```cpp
#if ROFL_KG(2)
__global__ void __launch_bounds__(256, 2) k_fold_gens4(u32 n_new, FoldSeg seg, const FoldProb *probs, const int8_t *naf ) {
    extern __shared__ __align__(16) unsigned char smem[];
    ge *lds = reinterpret_cast<ge *>(smem);
    u32 q = blockIdx.y;
    u32 i = blockIdx.x * 64 + threadIdx.x;
    u32 k = threadIdx.y, K = blockDim.y;
    bool active = i < n_new;
    const niels *src = probs[q].src;
    const int8_t *dg = naf + (size_t)q * 4 * 256;
    gd acc = gd_identity();
    if (active) {
        const nd s1 = gload_nd(&src[(size_t)1 * n_new + i]), s2 = gload_nd(&src[(size_t)2 * n_new + i]), s3 = gload_nd(&src[(size_t)3 * n_new + i]);
        int lo = seg.lo[k], hi = seg.lo[k + 1] - 1;
        for (int bit = hi; bit >= lo; bit--) {
            acc = gd_double(acc);
            int d1 = dg[256 + bit], d2 = dg[512 + bit], d3 = dg[768 + bit];
            if (d1 != 0) acc = gd_madd(acc, s1, d1 < 0);
            if (d2 != 0) acc = gd_madd(acc, s2, d2 < 0);
            if (d3 != 0) acc = gd_madd(acc, s3, d3 < 0);
        }
        for (int t = 0; t < lo; t++) acc = gd_double(acc);
    }
    if (K > 1) {
        if (k > 0) lds[(k - 1) * 64 + threadIdx.x] = gd_pack(acc);
        __syncthreads();
        if (k == 0)
            for (u32 s2i = 1; s2i < K; s2i++) acc = gd_add(acc, gd_unpack(lds[(s2i - 1) * 64 + threadIdx.x]));
    }
    if (active && k == 0) {
        acc = gd_madd(acc, gload_nd(&src[i]), false);
        gstore_niels(&probs[q].dst[i], gd_to_niels(acc));
    }
}
#endif

#define FOLD_TAB_DIGITS 72
struct FoldWProb { const niels *src; niels *dst; u32 tab_off, ev_off, n_ev, seg_start[FOLD_MAXSEG]; };
#define FOLD_EV(bit, h, e, neg) ((u32)(bit) | ((u32)(h) << 9) | ((u32)(e) << 15) | ((u32)(neg) << 27))
#if ROFL_KG(2)
__device__ __forceinline__ void fold_w_body(u32 n_new, const FoldSeg &seg, const FoldWProb *probs, const u32 *events, const niels *tab, size_t tstride, ge *ext_out) {
    extern __shared__ __align__(16) unsigned char smem[];
    ge *lds = reinterpret_cast<ge *>(smem);
    const u32 q = blockIdx.y;
    const u32 i = blockIdx.x * 64 + threadIdx.x;
    const u32 k = threadIdx.y, K = blockDim.y;
    const bool active = i < n_new;
    const niels *src = probs[q].src;
    const u32 *ev = events + probs[q].ev_off;
    gd acc = gd_identity();
    if (active) {
        const niels *tb = tab + probs[q].tab_off;
        auto operand = [&](u32 w) { const u32 h = (w >> 9) & 63u, e = (w >> 15) & 4095u;
                                    const niels *p = e ? tb + (size_t)(e - 1) * tstride : src;
                                    return gload_nd(&p[(size_t)h * n_new + i]); };
        const int lo = seg.lo[k];
        int pos = seg.lo[k + 1];
        u32 j = probs[q].seg_start[k];
        const u32 jend = k == 0 ? probs[q].n_ev : probs[q].seg_start[k - 1];
        if (j < jend) {
            u32 w = ev[j];
            nd nxt = operand(w);
            while (j < jend) {
                const nd cur = nxt; const u32 wc = w;
                j++;
                if (j < jend) { w = ev[j]; nxt = operand(w); }
                const int b = (int)(wc & 511u);
                for (; pos > b; pos--) acc = gd_double(acc);
                acc = gd_madd(acc, cur, (wc >> 27) & 1u);
            }
        }
        for (; pos > lo; pos--) acc = gd_double(acc);
        for (int t = 0; t < lo; t++) acc = gd_double(acc);
    }
    if (K > 1) {
        if (k > 0) lds[(k - 1) * 64 + threadIdx.x] = gd_pack(acc);
        __syncthreads();
        if (k == 0)
            for (u32 s2 = 1; s2 < K; s2++) acc = gd_add(acc, gd_unpack(lds[(s2 - 1) * 64 + threadIdx.x]));
    }
    if (active && k == 0) {
        acc = gd_madd(acc, gload_nd(&src[i]), false);
        if (ext_out) store_gd(&ext_out[(size_t)q * n_new + i], acc);
        else gstore_niels(&probs[q].dst[i], gd_to_niels(acc));
    }
}
__global__ void __launch_bounds__(256, 2) k_fold_gens_w(u32 n_new, FoldSeg seg, const FoldWProb *probs, const u32 *events, const niels *tab, size_t tstride, ge *ext_out) {
    fold_w_body(n_new, seg, probs, events, tab, tstride, ext_out);
}
#endif

#define NB_BATCH 8
#if ROFL_KG(2)
__global__ void __launch_bounds__(TPB) k_niels_batch(u32 count, const ge *ext, niels *out) {
    const u32 t = blockIdx.x * blockDim.x + threadIdx.x;
    const size_t i0 = (size_t)t * NB_BATCH;
    if (i0 >= count) return;
    const u32 nb = (u32)min((size_t)NB_BATCH, (size_t)count - i0);
    fe pre[NB_BATCH];
    fd run = fd_unpack(reinterpret_cast<const fe *>(&ext[i0])[2]);
// ... 1554 lines not shown
```

Before: 1.148 million.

Required action:
Retype the records above in full, exactly as they appear.

Expected output:
```cpp
#if ROFL_KG(2)
__global__ void __launch_bounds__(256, 2) k_fold_gens4(u32 n_new, FoldSeg seg, const FoldProb *probs, const int8_t *naf ) {
    extern __shared__ __align__(16) unsigned char smem[];
    ge *lds = reinterpret_cast<ge *>(smem);
    u32 q = blockIdx.y;
    u32 i = blockIdx.x * 64 + threadIdx.x;
    u32 k = threadIdx.y, K = blockDim.y;
    bool active = i < n_new;
    const niels *src = probs[q].src;
    const int8_t *dg = naf + (size_t)q * 4 * 256;
    gd acc = gd_identity();
    if (active) {
        const nd s1 = gload_nd(&src[(size_t)1 * n_new + i]), s2 = gload_nd(&src[(size_t)2 * n_new + i]), s3 = gload_nd(&src[(size_t)3 * n_new + i]);
        int lo = seg.lo[k], hi = seg.lo[k + 1] - 1;
        for (int bit = hi; bit >= lo; bit--) {
            acc = gd_double(acc);
            int d1 = dg[256 + bit], d2 = dg[512 + bit], d3 = dg[768 + bit];
            if (d1 != 0) acc = gd_madd(acc, s1, d1 < 0);
            if (d2 != 0) acc = gd_madd(acc, s2, d2 < 0);
            if (d3 != 0) acc = gd_madd(acc, s3, d3 < 0);
        }
        for (int t = 0; t < lo; t++) acc = gd_double(acc);
    }
    if (K > 1) {
        if (k > 0) lds[(k - 1) * 64 + threadIdx.x] = gd_pack(acc);
        __syncthreads();
        if (k == 0)
            for (u32 s2i = 1; s2i < K; s2i++) acc = gd_add(acc, gd_unpack(lds[(s2i - 1) * 64 + threadIdx.x]));
    }
    if (active && k == 0) {
        acc = gd_madd(acc, gload_nd(&src[i]), false);
        gstore_niels(&probs[q].dst[i], gd_to_niels(acc));
    }
}
#endif

#define FOLD_TAB_DIGITS 72
struct FoldWProb { const niels *src; niels *dst; u32 tab_off, ev_off, n_ev, seg_start[FOLD_MAXSEG]; };
#define FOLD_EV(bit, h, e, neg) ((u32)(bit) | ((u32)(h) << 9) | ((u32)(e) << 15) | ((u32)(neg) << 27))
#if ROFL_KG(2)
__device__ __forceinline__ void fold_w_body(u32 n_new, const FoldSeg &seg, const FoldWProb *probs, const u32 *events, const niels *tab, size_t tstride, ge *ext_out) {
    extern __shared__ __align__(16) unsigned char smem[];
    ge *lds = reinterpret_cast<ge *>(smem);
    const u32 q = blockIdx.y;
    const u32 i = blockIdx.x * 64 + threadIdx.x;
    const u32 k = threadIdx.y, K = blockDim.y;
    const bool active = i < n_new;
    const niels *src = probs[q].src;
    const u32 *ev = events + probs[q].ev_off;
    gd acc = gd_identity();
    if (active) {
        const niels *tb = tab + probs[q].tab_off;
        auto operand = [&](u32 w) { const u32 h = (w >> 9) & 63u, e = (w >> 15) & 4095u;
                                    const niels *p = e ? tb + (size_t)(e - 1) * tstride : src;
                                    return gload_nd(&p[(size_t)h * n_new + i]); };
        const int lo = seg.lo[k];
        int pos = seg.lo[k + 1];
        u32 j = probs[q].seg_start[k];
        const u32 jend = k == 0 ? probs[q].n_ev : probs[q].seg_start[k - 1];
        if (j < jend) {
            u32 w = ev[j];
            nd nxt = operand(w);
            while (j < jend) {
                const nd cur = nxt; const u32 wc = w;
                j++;
                if (j < jend) { w = ev[j]; nxt = operand(w); }
                const int b = (int)(wc & 511u);
                for (; pos > b; pos--) acc = gd_double(acc);
                acc = gd_madd(acc, cur, (wc >> 27) & 1u);
            }
        }
        for (; pos > lo; pos--) acc = gd_double(acc);
        for (int t = 0; t < lo; t++) acc = gd_double(acc);
    }
    if (K > 1) {
        if (k > 0) lds[(k - 1) * 64 + threadIdx.x] = gd_pack(acc);
        __syncthreads();
        if (k == 0)
            for (u32 s2 = 1; s2 < K; s2++) acc = gd_add(acc, gd_unpack(lds[(s2 - 1) * 64 + threadIdx.x]));
    }
    if (active && k == 0) {
        acc = gd_madd(acc, gload_nd(&src[i]), false);
        if (ext_out) store_gd(&ext_out[(size_t)q * n_new + i], acc);
        else gstore_niels(&probs[q].dst[i], gd_to_niels(acc));
    }
}
__global__ void __launch_bounds__(256, 2) k_fold_gens_w(u32 n_new, FoldSeg seg, const FoldWProb *probs, const u32 *events, const niels *tab, size_t tstride, ge *ext_out) {
    fold_w_body(n_new, seg, probs, events, tab, tstride, ext_out);
}
#endif

#define NB_BATCH 8
#if ROFL_KG(2)
__global__ void __launch_bounds__(TPB) k_niels_batch(u32 count, const ge *ext, niels *out) {
    const u32 t = blockIdx.x * blockDim.x + threadIdx.x;
    const size_t i0 = (size_t)t * NB_BATCH;
    if (i0 >= count) return;
    const u32 nb = (u32)min((size_t)NB_BATCH, (size_t)count - i0);
    fe pre[NB_BATCH];
    fd run = fd_unpack(reinterpret_cast<const fe *>(&ext[i0])[2]);
// ... 1554 lines not shown
```

Before: 1.148 million.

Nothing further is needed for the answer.